Hi everyone. Over the past month or so, I've been sponging up all kinds of info in regards to vivarium builds with waterfalls, as I'm about to begin my first build ever. I understand it's not a good idea to allow water to continually pour through the substrate, and so I assume the same reasoning must apply to a coconut coir covered background- especially when mixed with peat I would think- is that correct? I must ask this, because allowing a waterfall to simply drip all over my background would really simplify the build, like in this Josh's Frogs video: 





Wouldn't this rot the background? How long would you expect this to last before unsightly bare silicone patches are exposed?


----------



## hp192 (Feb 28, 2016)

You definitely don't want water continually pouring through the substrate..it'll cause all sorts of problems for the plants and frogs. As for the water pouring down the background, I can't tell you how long it'll take before the coco is washed off, but there are other solutions. You could put a cork bark panel on the back and have the water drip down that. You could insert wood and rocks into the background very close together and have the water drip down that....any foam still showing through probably wouldn't be very noticeable but it if was, you could cover it with some java moss. Test the water feature out very well before you get too far into the rest of the build...water NEVER seems to go exactly where you want.
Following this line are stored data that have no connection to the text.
+inline int trtri_level(const DenseWork& w, int lo, int len, int h, cudaStream_t st, double* ws,
+                       const OzWork* oz = nullptr) {
+  MergeGroup g[2];
+  const int count = merge_groups(lo, len, h, g);
+  for (int k = 0; k < count; ++k) {
+    const MergeGroup& m = g[k];
+    double* Wt = ws + (size_t)m.q0 * m.s1 * m.s1;
+    if (oz != nullptr) {
+      OzGemm p, r;
+      merge_oz_products(w, m, Wt, p, r);
+      ACE_TRY(launch_oz_gemm(p, m.cnt, false, *oz, st));
+      ACE_TRY(launch_oz_gemm(r, m.cnt, false, *oz, st, true));
+      continue;
+    }
     const long node_stride = (long)2 * h * TB * (w.ld + 1);
-    double* Wt = ws + (size_t)q0 * s1 * s1;
     GemmNT p{};
-    p.A = blkptr(w, a, a); p.lda = w.ld; p.a_tri = 1; p.Adiag = w.DU + (size_t)a * TB * TB;
-    p.B = blkptr(w, c, a); p.ldb = w.ld;
-    p.C = Wt; p.ldc = s1;
-    p.M = s1; p.N = s2; p.K = s1; p.alpha = 1.0; p.beta = 0.0;
-    p.batch = cnt; p.sA = node_stride; p.sB = node_stride; p.sC = (long)s1 * s1;
+    p.A = blkptr(w, m.a, m.a); p.lda = w.ld; p.a_tri = 1; p.Adiag = w.DU + (size_t)m.a * TB * TB;
+    p.B = blkptr(w, m.c, m.a); p.ldb = w.ld;
+    p.C = Wt; p.ldc = m.s1;
+    p.M = m.s1; p.N = m.s2; p.K = m.s1; p.alpha = 1.0; p.beta = 0.0;
+    p.batch = m.cnt; p.sA = node_stride; p.sB = node_stride; p.sC = (long)m.s1 * m.s1;
     p.sAdiag = (long)2 * h * TB * TB;
     ACE_TRY(launch_gemm_nt(p, st));
     GemmNT r{};
-    r.A = blkptr(w, c, c); r.lda = w.ld; r.a_tri = 2; r.Adiag = w.DX + (size_t)c * TB * TB;
-    r.B = Wt; r.ldb = s1;
-    r.C = blkptr(w, c, a); r.ldc = w.ld;
-    r.Ct = blkptr(w, a, c); r.ldct = w.ld;
-    r.M = s2; r.N = s1; r.K = s2; r.alpha = -1.0; r.beta = 0.0;
-    r.batch = cnt; r.sA = node_stride; r.sB = (long)s1 * s1; r.sC = node_stride; r.sCt = node_stride;
+    r.A = blkptr(w, m.c, m.c); r.lda = w.ld; r.a_tri = 2; r.Adiag = w.DX + (size_t)m.c * TB * TB;
+    r.B = Wt; r.ldb = m.s1;
+    r.C = blkptr(w, m.c, m.a); r.ldc = w.ld;
+    r.Ct = blkptr(w, m.a, m.c); r.ldct = w.ld;
+    r.M = m.s2; r.N = m.s1; r.K = m.s2; r.alpha = -1.0; r.beta = 0.0;
+    r.batch = m.cnt; r.sA = node_stride; r.sB = (long)m.s1 * m.s1; r.sC = node_stride; r.sCt = node_stride;
     r.sAdiag = (long)2 * h * TB * TB;
     ACE_TRY(launch_gemm_nt(r, st));
   }
   return 0;
 }
 
-inline int trtri_merge_range(const DenseWork& w, int lo, int hi, cudaStream_t st, double* ws, int h_min) {
-  for (int h = h_min; h < hi - lo && h <= dbg_trtri_max_h(); h *= 2) ACE_TRY(trtri_level(w, lo, hi - lo, h, st, ws));
+inline int trtri_merge_range(const DenseWork& w, int lo, int hi, cudaStream_t st, double* ws, int h_min,
+                             const OzWork* oz, int i8_h) {
+  for (int h = h_min; h < hi - lo && h <= dbg_trtri_max_h(); h *= 2)
+    ACE_TRY(trtri_level(w, lo, hi - lo, h, st, ws, (oz != nullptr && h >= i8_h) ? oz : nullptr));
   return 0;
 }
 
+inline size_t merge_i8_bytes(int len, int i8_h) {
+  DenseWork w{};
+  size_t need = 0;
+  for (int h = 1; h < len; h *= 2) {
+    if (h < i8_h) continue;
+    MergeGroup g[2];
+    const int count = merge_groups(0, len, h, g);
+    for (int k = 0; k < count; ++k) {
+      OzGemm p, r;
+      merge_oz_products(w, g[k], nullptr, p, r);
+      need = std::max(need, std::max(p.a.plane_bytes(g[k].cnt) + p.b.plane_bytes(g[k].cnt),
+                                     r.a.plane_bytes(g[k].cnt) + r.b.plane_bytes(g[k].cnt)));
+    }
+  }
+  return need;
+}
+
 inline int trtri_hmin(const DenseWork& w) { return w.Wp[0] ? w.panel_blocks : 1; }
 
-inline int trtri_merge(const DenseWork& w) { return trtri_merge_range(w, 0, w.nb, w.main, w.Bf, trtri_hmin(w)); }
-
-inline int potrf_trtri(const DenseWork& w) {
-  const int nb = w.nb;
+constexpr int TRTRI_I8_MIN_N = 16384;
+constexpr int TRTRI_I8_MIN_H = 32;
+
+inline int trtri_i8_min_h(int n_pad, int engine) {
+  if (engine == 2) return 1;
+  if (engine == 0 && n_pad >= TRTRI_I8_MIN_N && n_pad <= oz::MAX_N) return TRTRI_I8_MIN_H;
+  return 1 << 30;
+}
+
+inline int trtri_top_child(int nb) {
   int h_top = 1;
   while (2 * h_top < nb) h_top *= 2;
+  return h_top;
+}
+
+inline size_t trtri_i8_bytes(int nb, int engine) {
+  const int i8_h = trtri_i8_min_h(nb * TB, engine), h_top = trtri_top_child(nb);
+  if (i8_h >= nb) return 0;
+  return std::max(merge_i8_bytes(nb, i8_h), merge_i8_bytes(h_top, i8_h) + merge_i8_bytes(nb - h_top, i8_h));
+}
+
+inline int trtri_merge(const DenseWork& w) {
+  return trtri_merge_range(w, 0, w.nb, w.main, w.Bf, trtri_hmin(w), &w.oz, trtri_i8_min_h(w.nb * TB, w.trtri_engine));
+}
+
+inline int potrf_trtri(const DenseWork& w) {
+  const int nb = w.nb, h_top = trtri_top_child(nb), i8_h = trtri_i8_min_h(nb * TB, w.trtri_engine);
   if (nb < 8 || w.aux == nullptr || dbg_trtri_max_h() < (1 << 30)) {
     int s = potrf_blocked(w);
     if (s < 0) return s;
     return trtri_merge(w);
   }
-  static const int incr = std::getenv("ACE_INCR_TRTRI") ? std::atoi(std::getenv("ACE_INCR_TRTRI")) : 1;
-  if (incr && w.Wp[0] != nullptr) {
+  if (i8_h >= nb && w.Wp[0] != nullptr) {
     const int forked = potrf_blocked(w, 0, 0, true);
     if (forked < 0) return forked;
     if (forked) ACE_CUDA(cudaStreamWaitEvent(w.main, w.ev_aux, 0));
     return 0;
   }
-  double frac = 0.75;
-  if (const char* e = std::getenv("ACE_FORK_FRAC")) frac = std::atof(e);
-  const int forked = potrf_blocked(w, h_top, (int)(frac * nb));
+  constexpr double FORK_FRAC = 0.75;
+  OzWork left = w.oz, right = w.oz;
+  const size_t lb = std::min(w.oz.bytes, merge_i8_bytes(h_top, i8_h));
+  left.bytes = lb; left.rows = (long)h_top * TB;
+  right.planes = w.oz.planes ? w.oz.planes + lb : nullptr; right.bytes = w.oz.bytes - lb;
+  right.rowmax = w.oz.rowmax ? w.oz.rowmax + left.rows : nullptr; right.ex = w.oz.ex ? w.oz.ex + left.rows : nullptr;
+  right.colmax = w.oz.colmax ? w.oz.colmax + 2 * left.rows : nullptr; right.ks = w.oz.ks ? w.oz.ks + left.rows : nullptr;
+  right.rows = std::max(0L, w.oz.rows - left.rows);
+  const int h_min = trtri_hmin(w);
+  const int forked = potrf_blocked(w, h_top, (int)(FORK_FRAC * nb), false, &left, i8_h);
   if (forked < 0) return forked;
   const size_t left_ws = (size_t)(h_top * TB / 2) * (h_top * TB / 2);
-  if (!forked) ACE_TRY(trtri_merge_range(w, 0, h_top, w.main, w.Bf, trtri_hmin(w)));
-  ACE_TRY(trtri_merge_range(w, h_top, nb, w.main, w.Bf + left_ws, trtri_hmin(w)));
+  if (!forked) ACE_TRY(trtri_merge_range(w, 0, h_top, w.main, w.Bf, h_min, &left, i8_h));
+  ACE_TRY(trtri_merge_range(w, h_top, nb, w.main, w.Bf + left_ws, h_min, &right, i8_h));
   if (forked) ACE_CUDA(cudaStreamWaitEvent(w.main, w.ev_aux, 0));
-  return trtri_level(w, 0, nb, h_top, w.main, w.Bf);
+  return trtri_level(w, 0, nb, h_top, w.main, w.Bf, h_top >= i8_h ? &w.oz : nullptr);
 }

It's a lot easier to build the vivarium around the water feature rather than try to build a water feature into a built vivarium, if that makes sense. Good luck.


----------



## kromar (Jun 6, 2015)

that water splash in the video looks aweful, i did my own waterfall feature and in the end decided to not use it since it was causing to much troubles. that said, if done properly it is certainly possible to have a running water feature for a long time.

apart from the things mentioned above, these are things i would consider when trying it again.
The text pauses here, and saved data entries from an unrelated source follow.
# jordi-adell/mcarray

Hardware: AMD Instinct MI355X
Metric: STFT frames/sec, 8-mic GCC-PHAT + SRP-PHAT(361) + delay-and-sum beamform @48kHz/1024-pt (higher is better)
Workload: dtype f32 (SRP operands adaptive); 1 GPU; BASELINE configs[2] geometry (8-mic ULA 0.04 m, 48 kHz, N=1024, hop 512, 361 angles, 1 source, no power floor), 8 arrays x 4096 frames per GPU per step; channel rows padded by 64 floats; arrays_per_gpu=8, frames_per_array=4096, srp_precision=adaptive, parallelism=arrays sharded over 1 GPU(s), all_gather of DOA bins+prob

## Files before the change

### __graft_entry__.py

```python
import os
import subprocess
import sys

ROOT = os.path.dirname(os.path.abspath(__file__))
if ROOT not in sys.path:
    sys.path.insert(0, ROOT)


def build():
    env = dict(os.environ)
    subprocess.check_call(["make", "-C", os.path.join(ROOT, "mcarray_amd", "csrc"), "-j4", "-s"], env=env)
    subprocess.check_call(["make", "-C", os.path.join(ROOT, "oracle"), "-s"], env=env)
    cxx = os.path.join(ROOT, "tests", "cxx", "Makefile")
    if os.path.exists(cxx):
        subprocess.check_call(["make", "-C", os.path.dirname(cxx), "-s"], env=env)
    harness = os.path.join(ROOT, "tests", "cxx", "gemm_harness.mk")
    if os.path.exists(harness):
        subprocess.check_call(["make", "-C", os.path.dirname(harness), "-f", "gemm_harness.mk", "-s"], env=env)
    import mcarray_amd
    from mcarray_amd import _lib
    _lib.load()


def smoke():
    import numpy as np
    from mcarray_amd import api, synth
    from oracle import pyoracle as po
    fs, N, F = 48000, 1024, 12
    xs = synth.ULA8
    pcm = synth.noise_source_stream(xs, np.deg2rad(23.0), fs, (F + 1) * N // 2, 42)
    ctx = api.Context(fs, xs, N, 0.5, 1, srp_precision=api.SRP_FP32, device=0)
    r = ctx.process_frames_host(pcm[None], want_energy=True)
    o = po.ssl_stream(fs, N, xs, pcm.astype(np.float64), 1, 0.5, want_map=True)
    assert np.array_equal(r["bin"][0], o["bin"]), (r["bin"][0].T, o["bin"].T)
    assert np.abs(r["energy"][0] - o["energy"]).max() <= 2e-5 * np.abs(o["energy"]).max()
    assert np.abs(r["out"][0] - o["out"]).max() <= 2e-5 * np.abs(o["out"]).max() + 1e-7
    print("smoke ok: DOA bins", r["bin"][0, :, 0].tolist(), "->", float(np.rad2deg(r["doa"][0, -1, 0])), "deg")


if __name__ == "__main__":
    build()
    if len(sys.argv) > 1 and sys.argv[1] == "smoke":
        smoke()
```

### mcarray_amd/csrc/kernels_wave.hip

```cpp
#include <type_traits>

#include "fft1024c.h"
#include "mca_internal.h"
#include "cand_unit.h"
#include "phat_pairs.h"
#include "pair_balance.h"
#include "steer.h"
#include "stream_plan.h"

namespace mca {
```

- enough space to the substrate to get a nice water feature or separate the pond from the rest of the substrate
- external filter with overflow mechanism
- no or minimal overhanging on the wall, so there is no splashing. splashing can have a far reach and makes the substrate really wet and causes all sorts of troubles
- clearly defined water path so it can only go that defined way
- dont put water lens (swimming plant) in the water feature, it will cover it completely and you cant get rid of it once you have it:O

and i agree with hp192, build the water feature and test it really well before finishing the build, changing/fixing it afterwards is most likely not a possibility.


----------



## Keni (Feb 1, 2017)

I built a Waterfall in my 40g. Here is my thread If you want to check out how I did it.

http://www.dendroboard.com/forum/members-frogs-vivariums/307201-40g-breeder-viv.html

If you have any questions just ask me


----------



## serial hobbiest (Mar 5, 2017)

Thanks, looks great! I'd love to try the Drylok over foam method, only I can't justify buying a gallon of something that I only need a cup or two of. Not at $50 a gallon anyhow.
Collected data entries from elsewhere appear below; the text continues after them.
extern "C" int flgp_dev_spectrum_usable_route(void *stream, const double *d_eig, int K, int full_decomposition) {
  hipStream_t st = (hipStream_t)stream;
  FLGP_REQUIRE(d_eig && K >= 1, "spectrum_usable: bad arguments");
  std::vector<double> hv((size_t)K);
  FLGP_HIP(hipMemcpyAsync(hv.data(), d_eig, sizeof(double) * (size_t)K, hipMemcpyDeviceToHost, st));
  FLGP_HIP(hipStreamSynchronize(st));
  const double top = hv[0], low = hv[K - 1];
  if (!(top > 0.0) || !std::isfinite(top)) { set_error("spectrum: the similarity matrix is zero or not finite"); return FLGP_ERR_INVALID; }
  const double floor_rel = full_decomposition ? std::pow(10.0, -(double)tuning("spectrum_floor_exp_full", 13))
                                              : std::pow(10.0, -(double)tuning("spectrum_floor_exp", 10));
  if (!(low > floor_rel * top)) {
    set_error("spectrum: sigma_%d^2 = %.3e is below %.0e sigma_1^2 (= %.3e), what the %s resolves: K = %d reaches into the "
              "(numerical) null space of the similarity matrix, whose left vectors the Gram route cannot recover -- choose a "
              "smaller K", K, low, floor_rel, top, full_decomposition ? "full decomposition" : "block eigensolver", K);
// ... 206 lines not shown
  return laplacian(S, st, gl, sizes);
}

int csr_out(Sim &S, hipStream_t st, int *csr_p, int *csr_j, double *csr_x) {
  FLGP_TRY(d2h(csr_j, S.ell_idx.p, sizeof(int) * (size_t)S.n * S.r, st));
  FLGP_TRY(d2h(csr_x, S.ell_val.p, sizeof(double) * (size_t)S.n * S.r, st));
  FLGP_HIP(hipStreamSynchronize(st));
  if (csr_p)
    for (long i = 0; i <= S.n; ++i) csr_p[i] = (int)(i * S.r);
  return FLGP_OK;
}

struct Spectrum {
  DevBuf G, rec, eig, V, values, vectors, work, uwork;
  int K = 0;
};

int spectrum(Sim &S, hipStream_t st, int K, int root, Spectrum &P, int *info) {
  if (K < 0) K = S.s;
  FLGP_REQUIRE(K >= 1 && K <= S.s, "need 1 <= K <= s (K=%d, s=%d)", K, S.s);
  P.K = K;
  FLGP_TRY(build_csc_async(S, st));
  FLGP_TRY(colsum_of(S, st, S.ell_idx.as<int>(), S.ell_val.as<double>()));
  FLGP_TRY(flgp_comm_all_reduce_sum(S.comm, S.colsum.as<double>(), (size_t)S.s, st));
  FLGP_TRY(keep_colsum(S, st, S.keep_colsum_spectrum));
  FLGP_TRY(flgp_dev_col_scale(st, S.ell_idx.as<int>(), S.ell_val.as<double>(), S.n, S.r, S.colsum.as<double>(), nullptr, 1));
  FLGP_TRY(P.G.alloc(sizeof(double) * (size_t)S.s * S.s));
  FLGP_TRY(join_csc(S, st));
  if (flgp_dev_gram_uses_records(S.s, S.r)) {
    FLGP_TRY(P.rec.alloc(flgp_dev_gram_record_bytes(S.n, S.r)));
    FLGP_TRY(flgp_dev_gram_pack(st, S.ell_idx.as<int>(), S.ell_val.as<double>(), S.n, S.r, P.rec.as<double>()));
  }
  FLGP_TRY(flgp_dev_gram_ordered(st, S.ell_idx.as<int>(), S.ell_val.as<double>(), S.n, S.s, S.r, S.colptr.as<int>(),
// ... 5 lines not shown
    FLGP_TRY(flgp_dev_sym_pack(st, P.G.as<double>(), S.s, S.s, packed.as<double>()));
    FLGP_TRY(flgp_comm_all_reduce_sum(S.comm, packed.as<double>(), cnt, st));
    FLGP_TRY(flgp_dev_sym_unpack(st, packed.as<double>(), S.s, P.G.as<double>(), S.s));
    FLGP_HIP(hipStreamSynchronize(st));
  }
  const size_t wb = flgp_dev_eig_workspace(S.s, K);
  FLGP_TRY(P.work.alloc(wb));
  FLGP_TRY(P.eig.alloc(sizeof(double) * (size_t)K));
  FLGP_TRY(P.V.alloc(sizeof(double) * (size_t)S.s * K));
  int solve_info[4] = {0, 0, 0, 0};
  FLGP_TRY(flgp_dev_eig_topk(st, P.G.as<double>(), S.s, S.s, K, 0.0, P.eig.as<double>(), P.V.as<double>(), S.s,
                             P.work.p, wb, solve_info));
  if (info) for (int q = 0; q < 4; ++q) info[q] = solve_info[q];
  FLGP_TRY(flgp_dev_spectrum_usable_route(st, P.eig.as<double>(), K, solve_info[2]));
  if (!P.values.p) FLGP_TRY(P.values.alloc(sizeof(double) * (size_t)K));
  if (!P.vectors.p) FLGP_TRY(P.vectors.alloc(sizeof(double) * (size_t)S.n * K));
  FLGP_TRY(P.uwork.alloc(flgp_dev_u_recover_workspace(S.s, K)));
  return flgp_dev_u_recover(st, S.ell_idx.as<int>(), S.ell_val.as<double>(), S.n, S.r, P.V.as<double>(), S.s, S.s,
                            P.eig.as<double>(), K, std::sqrt((double)(S.n_global ? S.n_global : (long)S.n)), root,
                            P.vectors.as<double>(), S.n, P.values.as<double>(), P.uwork.as<double>());
}

int parse_kernel(const char *kernel, int *se) {
  if (kernel && !strcmp(kernel, "lae")) { *se = 0; return FLGP_OK; }
  if (kernel && !strcmp(kernel, "se")) { *se = 1; return FLGP_OK; }
  set_error("The kernel type is not supported!");
  return FLGP_ERR_UNSUPPORTED;
}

It seems that so far everyone has kinda missed the point of my inquiry, however, which was to address the subject of water constantly soaking the background mix like the vivarium in the video. Is there any real concern with that if I were to use nothing but coconut coir?
_Somebody_ out there must have had a background-soaking waterfall, right? I'm curious to know what it was like after 5 years or so. Does the coir rot away, or does it hold up?


----------



## kromar (Jun 6, 2015)

of course will it rot away but i have not been owner of a tank for long enough to answer "how long" it takes. im sure there is someone around who knows those things


----------



## AOA (Jan 19, 2017)

i have a mid humidity viv that has coco and coir submerged in water, on the BG, and at waters edge. Not a lot of flow to the water....quite languid. It had red spotted newts in it for 3 years and now just guppies for the past 2. the newts crawled all over it constantly. No rot at all that is noticeable, only minimal has come off. I used the titebond method. use lots of glue and get the material well saturated. press it in well and let it dry completely. good to go.

The parts lining the river section of my 75 paludarium has held up great for the past 4 years now. I lost some of the mix (20%) that wasn't well saturated or pressed in good enough. The drip wall section has been running the entire time with multiple generations of moss on it and some small climbers. Has held up well too.

Hope this helps

JD


----------



## oldlady25715 (Nov 17, 2007)

I think the coconut would rot and decompose over time. Plus it's not that great to grow plants on,


----------



## serial hobbiest (Mar 5, 2017)

Thanks AOA. I bet any coconut coir that remains submerged will last pretty much forever, just as do all the stumps and logs preserved at the bottom of man-made lakes. I'm scrapping the whole drip wall idea now anyhow... Not a whole lot of room in an 18x18x24 to begin with, and from what I've been gathering, the pain of it all isn't usually worth it.

But thanks anyhow. Good to know the soggy areas hold up.


----------



## AOA (Jan 19, 2017)

serial hobbiest said:


> Thanks AOA. I bet any coconut coir that remains submerged will last pretty much forever, just as do all the stumps and logs preserved at the bottom of man-made lakes. I'm scrapping the whole drip wall idea now anyhow... Not a whole lot of room in an 18x18x24 to begin with, and from what I've been gathering, the pain of it all isn't usually worth it.
> 
> But thanks anyhow. Good to know the soggy areas hold up.


despite my love of water features, i gotta agree with you on this one..best of luck!!

JD


----------